This has been such a busy week. After being off for two weeks for Christmas vacation, a week back to work has me making some major adjustments. The first two days back had me thinking, "How am I going to make it to May?". Between the lesson plans, 504 paperwork, and the crazy iNOW computer gradebook system not cooperating, I found myself exhausted and a bit overwhelmed. I have to say though, my students are really wonderful (both this semester and last semester). I have several girls that pat my growing belly daily and want to know every detail of my plans for the nursery and my new baby. Several teacher buddies check on me constantly to make sure I'm feeling okay and not overdoing anything. Everyone greets me in the hallway with a smile and the nice greeting of, "You are really starting to show!". It cracks me up, but I must admit... I do love it :)

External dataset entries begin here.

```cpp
__device__ bool oi_mappings_walk(int lane, const DevOligoProblem& P, unsigned char* __restrict__ scratch, int qlen,
                                 int nq, const int32_t* __restrict__ npq, const int32_t* __restrict__ mpq,
                                 const int* __restrict__ cum, const uint32_t* __restrict__ table, uint32_t chrinit,
                                 int diag_lookback, int suffn, int32_t* __restrict__ good, int& ngood_out,
                                 int& maxn_out) {
  if (P.fallback_offset < 0) return false;
  const ScratchOiFb fb = scratch_oi_fb(qlen, P.chrend - P.chrstart);
  unsigned char* initp = scratch + P.fallback_offset + fb.initp;
  OiState* st = reinterpret_cast<OiState*>(scratch + P.fallback_offset + fb.states);
  for (size_t b = 16 * (size_t)lane; b < fb.states - fb.initp; b += 16 * 64)
    *reinterpret_cast<uint4*>(initp + b) = make_uint4(0u, 0u, 0u, 0u);
  __threadfence_block();
  int best = -1;
  int ngood = 0, maxn = 0;
  for (int cb = 0; cb < nq; cb += 64) {
    const int qi = cb + lane;
    int c_nh = 0, c_mo = 0, c_cum = 0;
    uint32_t c_h0 = 0;
    if (qi < nq) {
      c_nh = npq[qi];
      c_mo = mpq[qi];
      c_cum = cum[qi];
      if (c_nh > 0) c_h0 = table[c_mo];
    }
    const int cend = min(64, nq - cb);
    for (int j = 0; j < cend; j++) {
      const int nh = __builtin_amdgcn_readlane(c_nh, j);
      if (nh <= 0) continue;
      const int q = cb + j;
      const int mo = __builtin_amdgcn_readlane(c_mo, j);
      const int cq = __builtin_amdgcn_readlane(c_cum, j);
      const uint32_t h0 = (uint32_t)__builtin_amdgcn_readlane((int)c_h0, j);
      for (int base = 0; base < nh; base += 64) {
        const int h = base + lane;
        int reached = 0, nb = 0;
        uint32_t diagi = 0;
        if (h < nh) {
          diagi = (h == 0 ? h0 : table[mo + h]) + (uint32_t)(qlen - q) - chrinit;
          const unsigned char ini = initp[diagi];
          OiState s = st[diagi];
          if (!ini) {
            initp[diagi] = 1;
            s.querypos = -diag_lookback;
            s.best_n = s.n = s.cstart = s.best_start = s.best_end = 0;
          }
          if (s.querypos < 0) {
            s.n = 0;
            s.cstart = q;
          } else if (q - s.querypos >= diag_lookback + cq - cum[s.querypos]) {
            s.n = 0;
            s.cstart = q;
          } else if (++s.n > s.best_n) {
            s.best_start = s.cstart;
            s.best_end = q;
            s.best_n = s.n;
            reached = (s.best_n == suffn);
            nb = s.best_n;
          }
          s.querypos = q;
          st[diagi] = s;
        }
        const uint64_t rm = ballot(reached);
        if (reached && ngood + lanes_below(rm, lane) < (int)min(P.diag_cap, 0x7fffffffu))
          good[4 * (ngood + lanes_below(rm, lane))] = (int32_t)diagi;
        ngood += __popcll(rm);
        int mx = nb;
#pragma unroll
        for (int off = 32; off >= 1; off >>= 1) mx = max(mx, __shfl_xor(mx, off, 64));
        if (mx > maxn) {
          const int l = __ffsll((long long)ballot(nb == mx)) - 1;
          best = __builtin_amdgcn_readlane((int)diagi, l);
          maxn = mx;
        }
      }
    }
  }
  if (ngood == 0 && maxn > 0) {
    if (lane == 0 && P.diag_cap > 0) good[0] = best;
    ngood = 1;
  }
  __threadfence_block();
  if ((uint32_t)ngood > P.diag_cap) ngood = -1;
  for (int g = lane; g < ngood; g += 64) {
    const int di = good[4 * g];
    const OiState s = st[di];
    good[4 * g + 0] = di >= qlen ? di - qlen : qlen - di;
    good[4 * g + 1] = s.best_start;
    good[4 * g + 2] = s.best_end;
    good[4 * g + 3] = s.best_n + 1;
  }
  ngood_out = ngood;
  maxn_out = maxn;
  return true;
}

template <bool kSlots>
__device__ void oi_mappings_global(int lane, const DevOligoProblem& P, unsigned char* __restrict__ scratch, int qlen,
                                   int nq, int E, const int32_t* __restrict__ npq, const int32_t* __restrict__ mpq,
                                   const int* __restrict__ cum, const uint32_t* __restrict__ table,
                                   uint64_t* __restrict__ pool, unsigned long long pbase, uint32_t* hist, int* evq,
                                   int32_t* __restrict__ good, gmapdp_oligo_result* __restrict__ results,
                                   uint32_t* slots = nullptr) {
  const int diag_lookback = P.minor ? 60 : 120, suffn = P.minor ? 10 : 20;
  const uint32_t chrinit = P.plusp ? P.chrstart : (P.chrhigh - P.chroffset) - P.chrend;
  int ngood = 0, maxn = 0;
  const uint32_t maxdiag = (uint32_t)qlen + (P.chrend - P.chrstart);
  const int gcap = (int)min(P.diag_cap, 0x7fffffffu);
  const bool sorted =
      maxdiag < (1u << 20) - 1 && nq <= 4096
          ? oi_mappings_sorted<OiKeyT32, kSlots>(lane, qlen, nq, E, maxdiag, chrinit, diag_lookback, suffn, npq, mpq, cum,
                                         table, pool, pbase, hist, evq, good, gcap, ngood, maxn, slots)
      : nq < 65536
          ? oi_mappings_sorted<OiKeyQT, kSlots>(lane, qlen, nq, E, maxdiag, chrinit, diag_lookback, suffn, npq, mpq, cum,
                                        table, pool, pbase, hist, evq, good, gcap, ngood, maxn, slots)
          : oi_mappings_sorted<OiKeyQ, kSlots>(lane, qlen, nq, E, maxdiag, chrinit, diag_lookback, suffn, npq, mpq, cum,
                                       table, pool, pbase, hist, evq, good, gcap, ngood, maxn, slots);
  if (!sorted && !oi_mappings_walk(lane, P, scratch, qlen, nq, npq, mpq, cum, table, chrinit, diag_lookback, suffn,
                                   good, ngood, maxn))
    ngood = -1;
  if (lane == 0) {
    results[P.index].maxnconsecutive = ngood < 0 ? 0 : maxn;
    results[P.index].oned_matrix_p = ngood < 0 ? -1 : 1;
    results[P.index].ndiagonals = max(ngood, 0);
  }
}

template <typename CT>
__global__ __launch_bounds__(64 * kOiWaves) void oi_kernel(OI_PASS_ARGS) {
  oi_pass<CT>(probs, blocks, quc_all, scratch, results, npos_out, map_out, table_all, pool_counter, pool_cap,
              nhits_out);
}
template <typename CT>
__global__ __launch_bounds__(64 * kOiWaves) void oi_size_kernel(OI_PASS_ARGS) {
  oi_pass<CT>(probs, blocks, quc_all, scratch, results, npos_out, map_out, table_all, pool_counter, pool_cap,
              nhits_out);
}

#define OI_MAP_ARGS                                                                                           \
  const DevOligoProblem *__restrict__ probs, unsigned char *__restrict__ scratch,                                 \
      gmapdp_oligo_result *__restrict__ results, const int32_t *__restrict__ npos_out,                            \
      const int32_t *__restrict__ map_out, const uint32_t *__restrict__ table_all, int32_t *__restrict__ diag_all, \
      uint64_t *__restrict__ pool
__device__ __forceinline__ void oi_map_pass(OI_MAP_ARGS) {
  __shared__ uint32_t hist[kOiHist];
  __shared__ int evq[3 * 256];
  __shared__ uint32_t slots[kOimSlots / 2];
  const int lane = threadIdx.x;
  const DevOligoProblem P = probs[blockIdx.x];
  if (P.chrend <= P.chrstart) return;
  if (results[P.index].oned_matrix_p < 0) return;
  OI_MARK(8);
#ifdef GMAPDP_OI_TIMING
  const unsigned long long om_t0 = wall_clock64();
#endif
  const int qlen = P.querylength;
  const int nq = qlen - kOiK + 1;
  unsigned char* base_s = scratch + P.scratch_offset;
  const ScratchOi so = scratch_oi(qlen, P.chrend - P.chrstart);
  const int totalpositions = results[P.index].totalpositions;
  oi_mappings_global<true>(lane, P, scratch, qlen, nq, totalpositions, npos_out + P.qoff, map_out + P.qoff,
                     reinterpret_cast<const int*>(base_s), table_all + P.table_offset, pool,
                     *reinterpret_cast<const unsigned long long*>(base_s + so.poolbase), hist, evq,
                     diag_all + 4 * P.diag_offset, results, slots);
  OI_MARK(7);
#ifdef GMAPDP_OI_TIMING
  if (lane == 0 && P.index < 16384) {
    g_oi_wave[1][P.index] = (unsigned int)(wall_clock64() - om_t0);
    g_oi_wave[2][P.index] = (unsigned int)totalpositions;
  }
#endif
}

__global__ __launch_bounds__(64) void oi_map_kernel(OI_MAP_ARGS) {
  oi_map_pass(probs, scratch, results, npos_out, map_out, table_all, diag_all, pool);
}
__global__ __launch_bounds__(64) void oi_size_map_kernel(OI_MAP_ARGS) {
  oi_map_pass(probs, scratch, results, npos_out, map_out, table_all, diag_all, pool);
}


template <typename F>
__device__ __forceinline__ void oi_query_oligos(int lane, const char* __restrict__ quc, int qlen, int nq, int sb,
                                                F&& f) {
  int ch[5];
#pragma unroll
  for (int r = 0; r < 5; r++) {
    const int i = sb + 64 * r + lane;
    ch[r] = i < qlen ? nt_code(quc[i]) : -1;
  }
#pragma unroll
  for (int r = 0; r < 4; r++) {
    const int i = sb + 64 * r + lane;
    uint32_t m = 0;
    bool ok = i < nq;
#pragma unroll
    for (int j = 0; j < kOiK; j++) {
      const int src = (lane + j) & 63;
      const int a = __shfl(ch[r], src, 64), b = __shfl(ch[r + 1], src, 64);
      const int cj = lane + j < 64 ? a : b;
      ok = ok && cj >= 0;
      m = (m << 2) | ((uint32_t)cj & 3u);
    }
    f(i, ok, m);
  }
}

struct OiWindow {
  uint64_t left, lpl, npos;
  bool compact;
};
__device__ __forceinline__ OiWindow oi_window(const DevOligoProblem& P) {
  OiWindow w;
  w.left = (uint64_t)P.chroffset + P.chrstart;
  uint64_t lpl = (uint64_t)P.chroffset + P.chrend + (P.plusp ? 0 : 1);
  w.lpl = lpl < (uint64_t)kOiK ? 0 : lpl - kOiK;
  w.npos = w.lpl > w.left ? w.lpl - w.left + 1 : 0;
  w.compact = w.npos <= (1ull << 18);
  return w;
}

__global__ __launch_bounds__(64 * kOiWaves) void oi_scan_kernel(
    const DevOligoProblem* __restrict__ probs, const uint32_t* __restrict__ blocks, const char* __restrict__ quc_all,
    unsigned char* __restrict__ scratch, int32_t* __restrict__ npos_out, int32_t* __restrict__ map_out) {
  __shared__ uint32_t bitmap[kOiWords];
  __shared__ uint16_t wrank[kOiWords];
  __shared__ int nh_wave[kOiWaves];
  const int tid = threadIdx.x, lane = tid & 63;
  const int wave = __builtin_amdgcn_readfirstlane(tid >> 6);
  const DevOligoProblem P = probs[blockIdx.x];
  const char* quc = quc_all + P.qoff;
  const int qlen = P.querylength;
  const int nq = qlen - kOiK + 1;
  OI_MARK(10);
  for (int w = tid; w < kOiWords; w += 64 * kOiWaves) bitmap[w] = 0u;
  __syncthreads();
  for (int sb = 4 * 64 * wave; sb < qlen; sb += 4 * 64 * kOiWaves)
    oi_query_oligos(lane, quc, qlen, nq, sb, [&](int, bool ok, uint32_t m) {
      if (ok) atomicOr(&bitmap[m >> 5], 1u << (m & 31));
    });
  __syncthreads();
  int run = 0;
  for (int base = 0; base < kOiWords; base += 64) {
    const int c = __popc(bitmap[base + lane]);
    const int incl = wave_scan_add(lane, c);
    if (wave == 0) wrank[base + lane] = (uint16_t)(run + incl - c);
    run += __builtin_amdgcn_readlane(incl, 63);
  }
  const int U = run;
  __syncthreads();
  int32_t* npq = npos_out + P.qoff;
  int32_t* mpq = map_out + P.qoff;
  for (int sb = 4 * 64 * wave; sb < qlen; sb += 4 * 64 * kOiWaves)
    oi_query_oligos(lane, quc, qlen, nq, sb, [&](int i, bool ok, uint32_t m) {
      if (i < qlen) {
        bool in;
        mpq[i] = ok ? oligo_id(bitmap, wrank, m, in) : -1;
        npq[i] = 0;
      }
    });

  const OiWindow W = oi_window(P);
  const uint64_t left = W.left, lpl = W.lpl;
  unsigned char* base_s = scratch + P.scratch_offset;
  const ScratchOi so = scratch_oi(qlen, P.chrend > P.chrstart ? P.chrend - P.chrstart : 0);
  uint32_t* hl32 = reinterpret_cast<uint32_t*>(base_s + so.hits);
  uint2* hl64 = reinterpret_cast<uint2*>(base_s + so.hits);
  int nhits = 0;
  if (W.npos > 0) {
    const uint64_t hlo0 = left >> 4, hhi0 = lpl >> 4;
    const uint64_t nsteps = (hhi0 - hlo0) / 64 + 1, half = (nsteps + 1) / 2;
    const uint64_t hlo = hlo0 + (wave ? 64 * half : 0);
    const uint64_t hhi = wave ? hhi0 : (hlo0 + 64 * half - 1 < hhi0 ? hlo0 + 64 * half - 1 : hhi0);
    constexpr int kOiAhead = 4;
    uint32_t pw0[kOiAhead], pw1[kOiAhead];
#pragma unroll
    for (int a = 0; a < kOiAhead; a++) {
      const uint64_t hh = hlo + 64 * a + lane;
      pw0[a] = hh <= hhi ? half_word(blocks, hh) : 0u;
      pw1[a] = hh <= hhi ? half_word(blocks, hh + 1) : 0u;
    }
    auto step = [&](uint64_t hb, uint64_t v) {
      const uint64_t h = hb + lane;
      uint64_t vv;
      if (P.plusp) {
        vv = ((v >> 2) & 0x3333333333333333ull) | ((v & 0x3333333333333333ull) << 2);
        vv = ((vv >> 4) & 0x0F0F0F0F0F0F0F0Full) | ((vv & 0x0F0F0F0F0F0F0F0Full) << 4);
        vv = __builtin_bswap64(vv);
// ... 462 lines not shown
```

Measured before the change: 347,000.

## Fuse offset scan with per-query mapping pass and software-pipeline hit scatter loads

Merges the per-unique-oligo prefix scan, the oligo_id remapping loop and the final per-query cum/npq pass into a single wave-0 loop over queries. Offsets are assigned on first occurrence using ballot-based duplicate detection and a visited bit in cnt. The hit-scatter loop now prefetches the next batch of hitlist entries into registers before processing the current one. The per-unique recount pass is dropped. This removes two shared-memory passes and a block-wide remap loop, but the work is serialized onto one wave, adds extra ballots per query, and table order now follows first query occurrence.

```diff
diff --git a/gmap-2024_amd/csrc/oi_kernel.hip b/gmap-2024_amd/csrc/oi_kernel.hip
--- a/gmap-2024_amd/csrc/oi_kernel.hip
+++ b/gmap-2024_amd/csrc/oi_kernel.hip
@@ -668,27 +668,66 @@
   const int n0 = nh_wave[0], n1 = nh_wave[1];
   nhits = n0 + n1;
   if (nhits_out && tid == 0) nhits_out[P.index] = nhits;
+  for (int u = tid; u < U; u += 64 * kOiWaves) cnt[u] = (CT)((uint32_t)cnt[u] & 255u);
+  __syncthreads();
   __shared__ uint32_t tot_s;
+  const int idbits = U > 1 ? 32 - __clz(U - 1) : 1;
+  int* cum = reinterpret_cast<int*>(base_s);
+  int totalpositions = 0;
   if (wave == 0) {
     uint32_t tot = 0;
-    for (int base = 0; base < U; base += 64) {
-      const int u = base + lane;
-      const uint32_t c = u < U ? ((uint32_t)cnt[u] & 255u) : 0u;
-      const uint32_t incl = (uint32_t)wave_scan_add(lane, (int)c);
-      if (u < U) {
-        offs[u] = (CT)(tot + incl - c);
-        cnt[u] = (CT)c;
-      }
-      tot += (uint32_t)__builtin_amdgcn_readlane((int)incl, 63);
+    int cumrun = 0;
+    for (int sb = 0; sb < nq; sb += 4 * 64) {
+      int mm[4];
+#pragma unroll
+      for (int r = 0; r < 4; r++) {
+        const int i = sb + 64 * r + lane;
+        mm[r] = i < nq ? mpq[i] : -1;
+      }
+#pragma unroll
+      for (int r = 0; r < 4; r++) {
+        if (sb + 64 * r >= nq) break;
+        const int i = sb + 64 * r + lane;
+        int id = -1;
+        uint32_t cv = 0;
+        if (mm[r] >= 0) {
+          bool in;
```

Being back to work is a bitter, sweet reality for me. I know that this is the last semester where I will only have to worry about getting "myself" to school on time, taking sick days just because I can (even though I know that is frowned upon and rarely do that ) or thinking I'll just do that work at home tonight. I realize that this may just be the last semster I get to be selfish. I've had this thought in the back of my mind since Monday morning when I headed to work. The funny thing is that the our devotions have been about selfishness this week. Tuesday's nights passage really made me think. The devotion asked us what was the opposite of love? I immediately said, "hate". However, as we read through the passage it talked about how selfishness was really the opposite of love. How can one person claim to love, but yet be only concerned with themselves? Love, true love, Godly love, doesn't work that way. So, with that being said, I'm so ready to love on our baby William. My prayer is that Dustin and I will lead by example and teach William what real love is. SelfLESSness!
I hope all my fellow teachers have had a wonderful week back at work!